Pick every line out of the entries below that holds the string "value", and report them.

++++ SOURCE RECORDS

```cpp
template <bool RFOLD, u32 WSTRIDE, u32 WOFF>
__device__ __forceinline__ bool dec_build_rank_tables(const ansx_geo& g, u32* bw, uint2* ep, u64* sh_scan, u32* sh_bad,
    const u32* __restrict__ gc, u32 (&cur4)[4], u32 (&prv4)[4], u32 ns, u32 M, u32 W, u32 max_ns, u32 rflag,
    const u8* __restrict__ stream, u32 tid, u32 nt, u32* __restrict__ gflags)
{
    const ansx_map f = g.map;
    const u32 T = fold_T(g.f);
    {
        u64 carry = 0;
        u32 bad = 0;
        for (u32 c0 = 0; c0 < ns; c0 += 4 * nt) {
            u32 c4[4], p4[4], nx4[4] = {}, np4[4] = {};
#pragma unroll
            for (u32 q = 0; q < 4; q++) {
                c4[q] = cur4[q];
                p4[q] = (c0 + q * nt + tid) ? prv4[q] + 1u : 0u;
            }
            if (c0 + 4 * nt < ns) {
#pragma unroll
                for (u32 q = 0; q < 4; q++) {
                    const u32 s = c0 + 4 * nt + q * nt + tid;
                    nx4[q] = s < ns ? gc[s + 1] : 0u;
                    np4[q] = s < ns ? gc[s] : 0u;
                }
            }
// ... 39 lines not shown
            atomicOr(&gflags[ANSX_G_ERR], 1u << 3);
        }
    }
    __syncthreads();
    if (*sh_bad) return false;
    if (tid < 64) {
        const u32 per = (W + 63) / 64;
        const u32 lo = tid * per;
        u32 loc = 0;
        for (u32 i = 0; i < per; i++)
            if (lo + i < W) loc += (u32)__builtin_popcount(bw[(lo + i) * WSTRIDE + WOFF]);
        const u32 incl = wave_incl_scan(loc);
        u32 run = incl - loc + ((u32)(size_t)(__attribute__((address_space(3))) const void*)ep / 8u - 1u);
        for (u32 i = 0; i < per; i++)
            if (lo + i < W) {
                bw[(lo + i) * WSTRIDE + WOFF + 1] = run;
                run += (u32)__builtin_popcount(bw[(lo + i) * WSTRIDE + WOFF]);
            }
    }
    __syncthreads();
    return true;
}

template <bool RFOLD, int RING>
__global__ void k_decode_rank(const u8* __restrict__ cont, ansx_geo g, u32 NSP,
    const u64* __restrict__ block_off, const u64* __restrict__ ckpt_state,
    const u32* __restrict__ ckpt_off, u64 payload_off, u32* __restrict__ outp, u32 maxM,
    u32 max_ns, u64 stream_cap, const u32* __restrict__ g_cum, const uint4* __restrict__ binfo,
    u32* __restrict__ gflags)
{
    extern __shared__ __attribute__((aligned(16))) u8 smem[];
    const u32 tid = threadIdx.x, nt = blockDim.x;
    const u32 b = blockIdx.x;
    const u32* gc = g_cum + (u64)b * (NSP + 8);
    u32 cur4[4], prv4[4];
#pragma unroll
    for (u32 q = 0; q < 4; q++) {
        const u32 s = q * nt + tid;
        cur4[q] = s < NSP ? gc[s + 1] : 0u;
        prv4[q] = (s < NSP && s) ? gc[s] : 0u;
    }
    const uint4 bi = binfo[b];
    const u64 boff = block_off[b], boff1 = block_off[b + 1];
    if (bi.w) return;
    const u32 ns = bi.x, logM = bi.y, rflag = bi.z;
    const u32 nb = geo_block_n(g, b);
    const u8* stream = cont + payload_off + boff;
    const u32 sbytes = (u32)(boff1 - boff);
    const u32 M = 1u << logM;
    const u32 wmax = maxM >= 32 ? maxM / 32 : 1;
    u32 off = 0;
    uint2* bwp = (uint2*)(smem + off);
// ... 8 lines not shown
    const bool use_ring = RING && nb == g.block_ints;
    dec_ring_desc D;
    typename std::conditional<RING == 2, dec_sring_pre, dec_ring_pre>::type RP;
    if (use_ring) {
        const u64 sabs = payload_off + boff;
        D.backoff = (int)(sabs < 1024 ? sabs : 1024);
        const u8* base = cont + (sabs - (u64)D.backoff);
        u64 span = (u64)D.backoff + sbytes + 64;
        const u64 room = stream_cap - (sabs - (u64)D.backoff);
        if (span > room) span = room;
        const u64 ba = (u64)(uintptr_t)base;
        D.rsrc = ansx_u32x4{ (u32)ba, (u32)(ba >> 32) & 0xFFFFu, (u32)span, 0x00020000u };
        if constexpr (RING == 2) dec_sring_prefetch(RP, g, b, sbytes, tid, logM, stream, D, ckpt_state, ckpt_off);
        else if constexpr (RING == 1) dec_ring_prefetch(RP, g, b, sbytes, tid, logM, stream, D, ckpt_state, ckpt_off);
    }
    for (u32 w = tid; w < W; w += nt) bwp[w] = make_uint2(0u, 0u);
    if (tid == 0) {
        sh_bad = 0;
        if ((u32)(size_t)(__attribute__((address_space(3))) void*)bwp != 0u) atomicOr(&gflags[ANSX_G_ERR], 1u << 3);
    }
    const bool st_lds = !RING && (sbytes + 24 <= stream_cap);
    if (st_lds) dec_stage_stream(lds_stream, stream, sbytes, tid, nt);
    __syncthreads();
    if (!dec_build_rank_tables<RFOLD, 2, 0>(g, (u32*)bwp, ep, sh_scan, &sh_bad, gc, cur4, prv4, ns, M, W, max_ns, rflag, stream, tid, nt, gflags)) {
        asm volatile("s_waitcnt vmcnt(0)" ::: "memory");
        return;
    }
    dec_lut_rank lut;
    lut.bwp = bwp;
    lut.ep = ep;
    u32* o = outp + geo_block_out(g, b);
    if (use_ring) {
        const u32 labs = (u32)(size_t)(__attribute__((address_space(3))) void*)lds_stream;
        u32* rings = lds_stream + ((((labs + 15u) & ~15u) - labs) >> 2);
        if constexpr (RING == 2) dec_segments_ring_small(g, b, sbytes, tid, nt, logM, lut, stream, rings, D, ckpt_state, ckpt_off, o, RP);
        else if constexpr (RING == 1) dec_segments_ring(g, b, sbytes, tid, nt, logM, lut, stream, rings, D, ckpt_state, ckpt_off, o, RP);
    } else if (st_lds)
        dec_segments<true>(g, b, nb, sbytes, tid, nt, logM, lut, stream, lds_stream, ckpt_state, ckpt_off, o);
    else
        dec_segments<false>(g, b, nb, sbytes, tid, nt, logM, lut, stream, lds_stream, ckpt_state, ckpt_off, o);
}

template <u32 OFF>
struct dec_lut_rank2 {
    static constexpr bool WIDE = false;
    static constexpr u32 OFFSET = OFF;
    __device__ __forceinline__ void get(u32 slot, u32& fr, u32& base, u32& pv) const
// ... 122 lines not shown
        typedef __attribute__((address_space(3))) const u32 lds_cu32;
        const u32 rb = (u32)(size_t)(__attribute__((address_space(3))) const void*)ring;
        lds_cu32* wp = (lds_cu32*)(size_t)(rb + (a & (ANSX_RING_BYTES - 4)));
        t_w0 = wp[0], t_w1 = wp[1], t_w2 = wp[2];
        t_sh = a & 3;
    }
    __device__ __forceinline__ u32 s4()
    {
        const u32 lo = __builtin_amdgcn_alignbyte(t_w1, t_w0, t_sh);
        const u32 hi = __builtin_amdgcn_alignbyte(t_w2, t_w1, t_sh);
        const u32 s_lo = t_rn ? hi : t_nlo, s_hi = t_rn ? t_nlo : t_nhi;
        st = ((u64)s_hi << 32) | s_lo;
        const u32 k = t_pv >> 30;
        const u32 e = (u32)((u64)(t_rn ? lo : hi) >> (32u - 8u * k));
        return (t_pv & ANSX_PV_MASK) + e;
    }
};

template <bool RFOLD>
__global__ __launch_bounds__(256) void k_decode_rank2(const u8* __restrict__ cont, ansx_geo g, u32 NSP,
    const u64* __restrict__ block_off, const u64* __restrict__ ckpt_state,
    const u32* __restrict__ ckpt_off, u64 payload_off, u32* __restrict__ outp, u32 maxM,
    u32 max_ns, u64 cont_bytes, const u32* __restrict__ g_cum, const uint4* __restrict__ binfo,
    u32* __restrict__ gflags)
{
    extern __shared__ __attribute__((aligned(16))) u8 smem[];
    constexpr int RB = ANSX_RING_BYTES, CHK = ANSX_RING_CHK;
    const u32 tid = threadIdx.x, nt = blockDim.x;
    const u32 bA = 2 * blockIdx.x, bB = bA + 1;
    const bool hasB = bB < g.nblocks;
    const u32 bBs = hasB ? bB : bA;
    const u32* gcA = g_cum + (u64)bA * (NSP + 8);
    const u32* gcB = g_cum + (u64)bBs * (NSP + 8);
    u32 curA[4], prvA[4], curB[4], prvB[4];
#pragma unroll
    for (u32 q = 0; q < 4; q++) {
        const u32 s = q * nt + tid;
        curA[q] = s < NSP ? gcA[s + 1] : 0u;
        prvA[q] = (s < NSP && s) ? gcA[s] : 0u;
        curB[q] = s < NSP ? gcB[s + 1] : 0u;
        prvB[q] = (s < NSP && s) ? gcB[s] : 0u;
    }
    const uint4 biA = binfo[bA], biB = binfo[bBs];
    const u64 boffA = block_off[bA], boffA1 = block_off[bA + 1], boffB1 = block_off[bBs + 1];
    const u64 boffB = hasB ? boffA1 : boffA;
    bool okA = biA.w == 0, okB = hasB && biB.w == 0;
    const u32 logMA = biA.y, logMB = biB.y;
    const u32 nbA = geo_block_n(g, bA), nbB = geo_block_n(g, bBs);
    const u8* streamA = cont + payload_off + boffA;
    const u8* streamB = cont + payload_off + boffB;
    const u32 sbA = (u32)(boffA1 - boffA), sbB = (u32)(boffB1 - boffB);
    const u32 MA = 1u << logMA, MB = 1u << logMB;
    const u32 wmax = maxM >= 32 ? maxM / 32 : 1;
    u32 off = 0;
    u32* bw = (u32*)(smem + off);
    off += wmax * 16;
    const u32 epb = 2 * ((max_ns * 4 + 15) & ~15u);
    uint2* epA = (uint2*)(smem + off);
    off += epb;
    uint2* epB = (uint2*)(smem + off);
    off += epb;
    u64* sh_scan = (u64*)(smem + off);
    u32& sh_bad = *(u32*)(smem + off + 80);
    off += ANSX_DEC_SCRATCH;
    u32* lds_rest = (u32*)(smem + off);
    const u32 labs = (u32)(size_t)(__attribute__((address_space(3))) void*)lds_rest;
    u32* ringsA = lds_rest + ((((labs + 15u) & ~15u) - labs) >> 2);
    u32* ringsB = ringsA + (nt >> 2) * (ANSX_RING_STRIDE / 4);
    const u32 WA = MA >= 32 ? MA / 32 : 1, WB = MB >= 32 ? MB / 32 : 1;
    const bool ringA = nbA == g.block_ints, ringB = hasB && nbB == g.block_ints;
    auto make_desc = [&](u64 boff_, u32 sbytes_) {
        dec_ring_desc D;
        const u64 sabs = payload_off + boff_;
        D.backoff = (int)(sabs < 1024 ? sabs : 1024);
        const u8* base = cont + (sabs - (u64)D.backoff);
        u64 span = (u64)D.backoff + sbytes_ + 64;
        const u64 room = cont_bytes - (sabs - (u64)D.backoff);
        if (span > room) span = room;
        const u64 ba = (u64)(uintptr_t)base;
        D.rsrc = ansx_u32x4{ (u32)ba, (u32)(ba >> 32) & 0xFFFFu, (u32)span, 0x00020000u };
        return D;
    };
    dec_ring_desc DA = make_desc(boffA, sbA), DB = make_desc(boffB, sbB);
    dec_ring_pre RPA, RPB;
#pragma unroll
    for (int j = 0; j < RB / 64; j++) RPA.r[j] = RPB.r[j] = ansx_u32x4{ 0u, 0u, 0u, 0u };
    RPA.st = RPB.st = 0;
    RPA.p = RPB.p = RPA.lo = RPB.lo = 0;
    if (okA && ringA) dec_ring_prefetch(RPA, g, bA, sbA, tid, logMA, streamA, DA, ckpt_state, ckpt_off);
    if (okB && ringB) dec_ring_prefetch(RPB, g, bB, sbB, tid, logMB, streamB, DB, ckpt_state, ckpt_off);
    {
        const u32 Wz = (WA > WB ? WA : WB) * 4;
        for (u32 w = tid; w < Wz; w += nt) bw[w] = 0u;
    }
    if (tid == 0) {
        sh_bad = 0;
        if ((u32)(size_t)(__attribute__((address_space(3))) void*)bw != 0u) atomicOr(&gflags[ANSX_G_ERR], 1u << 3);
    }
    __syncthreads();
    if (okA)
        okA = dec_build_rank_tables<RFOLD, 4, 0>(g, bw, epA, sh_scan, &sh_bad, gcA, curA, prvA, biA.x, MA, WA, max_ns, biA.z, streamA, tid, nt, gflags);
    if (okB) {
        if (tid == 0) sh_bad = 0;
        __syncthreads();
        okB = dec_build_rank_tables<RFOLD, 4, 2>(g, bw, epB, sh_scan, &sh_bad, gcB, curB, prvB, biB.x, MB, WB, max_ns, biB.z, streamB, tid, nt, gflags);
    }
    u32* oA = outp + geo_block_out(g, bA);
    u32* oB = outp + geo_block_out(g, bBs);
    dec_lut_rank2<0> lutA;
    dec_lut_rank2<8> lutB;
    if (okA && ringA && okB && ringB) {
        const u32 nseg = g.block_ints / g.ckpt;
        const u32 nq = nt >> 2, quad = tid >> 2, ql = tid & 3;
        const dec_quad_const qc = dec_make_qc(ql);
        const u32 steps = g.ckpt >> 2;
        dec_ring_chain<dec_lut_rank2<0>> A;
        dec_ring_chain<dec_lut_rank2<8>> B;
        A.setup(ringsA, quad, ql, logMA, DA);
        B.setup(ringsB, quad, ql, logMB, DB);
        for (u32 seg = quad; seg < nseg; seg += nq) {
            ansx_u32x4 ra[RB / 64], rb[RB / 64];
            if (seg == quad) {
                A.begin(RPA, ra);
                B.begin(RPB, rb);
            } else {
                A.begin(g, bA, seg, ql, sbA, ckpt_state, ckpt_off, ra);
                B.begin(g, bB, seg, ql, sbB, ckpt_state, ckpt_off, rb);
            }
            asm volatile("s_waitcnt vmcnt(0)" ::: "memory");
// ... 239 lines not shown
```
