__device__ __forceinline__ void cg_tail_keep4(const CgDstdTail& t, int i, unsigned long long seed, unsigned long long idx0, float keep[4]) {
  if (!(t.train && t.drop_p > 0.f)) { keep[0] = keep[1] = keep[2] = keep[3] = 1.f; return; }
  const unsigned long long bits = cg_drop_bits(seed, t.salt[i], idx0 >> 2);
#pragma unroll
  for (int j = 0; j < 4; ++j) keep[j] = cg_drop_pick(bits, j, t.drop_p);
}

template <int PT>
__device__ __forceinline__ void cg_tail_act_load(const CgDstdTail& t, int b, int p0, int np, float4 yq[PT / 8], float4 rq[PT / 8], float wq[PT / 8]) {
  const int C = t.C, P = t.T * t.V;
#pragma unroll
  for (int q = 0; q < PT / 8; ++q) {
    const int i = q / (PT / 16), e = threadIdx.x + (q - i * (PT / 16)) * CG_TAIL_THREADS;
    const int c = e / (PT / 4), pp = 4 * (e - c * (PT / 4));
    yq[q] = make_float4(0.f, 0.f, 0.f, 0.f); rq[q] = yq[q]; wq[q] = 0.f;
    if (c < C && pp < np) {
      const float* yb = t.y[i] + (long long)b * C * P + p0;
      const float* rb = t.r[i] + (long long)b * C * P + p0;
      const int off = c * P + pp;
      yq[q] = *reinterpret_cast<const float4*>(yb + off); rq[q] = *reinterpret_cast<const float4*>(rb + off);
      wq[q] = t.w[i][(long long)b * C + c];
    }
  }
}

__device__ __forceinline__ float cg_tail_pre_p(float z, float mean, float rstd, float gamma, float beta) {
  const float zhat = (z - mean) * rstd;
  return gamma * zhat + beta;
}

template <int PT>
__device__ __forceinline__ void cg_tail_act_finish(const CgTailHot& t, const float* sK, unsigned long long seed, int b, int p0, int np,
                                                   const float4 yq[PT / 8], const float4 rq[PT / 8], const float wq[PT / 8], float* img, int what) {
  constexpr int PS = PT + 4;
  const int C = t.C, P = t.P;
#pragma unroll
  for (int q = 0; q < PT / 8; ++q) {
    const int i = q / (PT / 16), e = threadIdx.x + (q - i * (PT / 16)) * CG_TAIL_THREADS;
    const int c = e / (PT / 4), pp = 4 * (e - c * (PT / 4)), c2 = i * C + c;
    if (c >= C) continue;
    float val[4] = {0.f, 0.f, 0.f, 0.f};
    if (pp < np) {
      const float4 k0 = *reinterpret_cast<const float4*>(sK + 8 * c2), k1 = *reinterpret_cast<const float4*>(sK + 8 * c2 + 4);
      const long long off = ((long long)b * C + c) * P + p0 + pp;
      const float yv[4] = {yq[q].x, yq[q].y, yq[q].z, yq[q].w}, rv[4] = {rq[q].x, rq[q].y, rq[q].z, rq[q].w};
      float keep[4];
      cg_tail_keep4(t, i, seed, (unsigned long long)off, keep);
      const float wv = wq[q], ap = t.alpha_p[i];
      float xv[4];
#pragma unroll
      for (int j = 0; j < 4; ++j) {
        const float u = ((yv[j] - k0.x) * k0.y + k0.z) * keep[j] + rv[j];
        xv[j] = cg_prelu(u, k0.w);
        const float z = wv * xv[j];
        val[j] = what == 0 ? cg_prelu(cg_tail_pre_p(z, k1.x, k1.y, k1.z, k1.w), ap) : (z - k1.x) * k1.y;
      }
      if (what == 0) {
        if (t.tap_a[i]) *reinterpret_cast<float4*>(t.tap_a[i] + off) = make_float4(val[0], val[1], val[2], val[3]);
        if (!t.train && t.tap_x[i]) *reinterpret_cast<float4*>(t.tap_x[i] + off) = make_float4(xv[0], xv[1], xv[2], xv[3]);
      }
    }
    *reinterpret_cast<float4*>(img + c2 * PS + pp) = make_float4(val[0], val[1], val[2], val[3]);
  }
}
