template <int D, int NE, int RG>
__device__ __forceinline__ void sep2_rd_stream(unsigned* xs, const lds_u8* wr) {
  if constexpr (D < NE) {
    constexpr int n = (RG == 16 && D % 4 == 0 && NE - D >= 4) ? 4 : (D % 2 == 0 && NE - D >= 2) ? 2 : 1;
    if constexpr (n == 4) {
      const v4i v = *(const lds_v4i*)(wr + 4 * D);
      xs[D] = v[0]; xs[D + 1] = v[1]; xs[D + 2] = v[2]; xs[D + 3] = v[3];
    } else if constexpr (n == 2) {
      const v2i v = *(const lds_v2i*)(wr + 4 * D);
      xs[D] = v[0]; xs[D + 1] = v[1];
    } else {
      xs[D] = *(const lds_u32*)(wr + 4 * D);
    }
    sep2_rd_stream<D + n, NE, RG>(xs, wr);
  }
}

__device__ __forceinline__ v4i sep2_mask16(v4i pk, int n) {
#pragma unroll
  for (int i = 0; i < 4; ++i) {
    const int m = min(max(n - 4 * i, 0), 4);
    pk[i] &= m >= 4 ? -1 : (int)((1u << (8 * m)) - 1u);
  }
  return pk;
}
template <int MT>
__device__ __forceinline__ bool sep2_any_wide(const v16i (&a)[MT]) {
  int mx = a[0][0], mn = a[0][0];
#pragma unroll
  for (int mt = 0; mt < MT; ++mt)
#pragma unroll
    for (int r = 0; r < 16; r += 2) {
      mx = max(max(mx, a[mt][r]), a[mt][r + 1]);
      mn = min(min(mn, a[mt][r]), a[mt][r + 1]);
    }
  return __any(mx >= (1 << 21) || mn < -(1 << 21));
}

template <int I, int N, class F>
__device__ __forceinline__ void sep2_for(F&& f) {
  if constexpr (I < N) {
    f(std::integral_constant<int, I>{});
    sep2_for<I + 1, N>(f);
  }
}
template <int MT, int N, int N0, int AB, class CB>
__device__ __forceinline__ void sep2_gemm_cb(v16i* __restrict__ acc, v4i (&wf)[16], const lds_u8* img_lane, int mt_stride,
                                             const v4i* __restrict__ r0, const v4i* __restrict__ r1, CB&& cb) {
  constexpr int NQ = 4 * N / AB;
  v4i a[2][MT][AB];
#pragma unroll
  for (int mt = 0; mt < MT; ++mt)
#pragma unroll
    for (int i = 0; i < AB; ++i) a[0][mt][i] = sep2_a_frag(img_lane + mt * mt_stride, i);
  sep2_for<0, NQ>([&](auto qc) {
    constexpr int q = decltype(qc)::value;
    if constexpr (q + 1 < NQ) {
#pragma unroll
      for (int mt = 0; mt < MT; ++mt)
#pragma unroll
        for (int i = 0; i < AB; ++i) a[(q + 1) & 1][mt][i] = sep2_a_frag(img_lane + mt * mt_stride, AB * (q + 1) + i);
    }
    sep2_for<0, AB * MT>([&](auto sc) {
      constexpr int sl = decltype(sc)::value, i = sl / MT, mt = sl % MT;
      acc[mt] = __builtin_amdgcn_mfma_i32_32x32x32_i8(a[q & 1][mt][i], wf[AB * q + i], acc[mt], 0, 0, 0);
      __builtin_amdgcn_sched_barrier(0);
      cb(std::integral_constant<int, q * AB * MT + sl>{});
      __builtin_amdgcn_sched_barrier(0);
    });
    if constexpr ((AB * (q + 1)) % 4 == 0) {
      constexpr int g = (AB * (q + 1)) / 4 - 1;
      if constexpr (g < N0) {
        if (r0) sep2_load_wg(&wf[4 * g], r0 + 256 * g);
      } else {
        if (r1) sep2_load_wg(&wf[4 * g], r1 + 256 * g);
      }
    }
    __builtin_amdgcn_sched_barrier(0);
  });
}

++++++++

→ **RESPONSE FOR THIS EXERCISE**
    constexpr int q = decltype(qc)::value;
      constexpr int sl = decltype(sc)::value, i = sl / MT, mt = sl % MT;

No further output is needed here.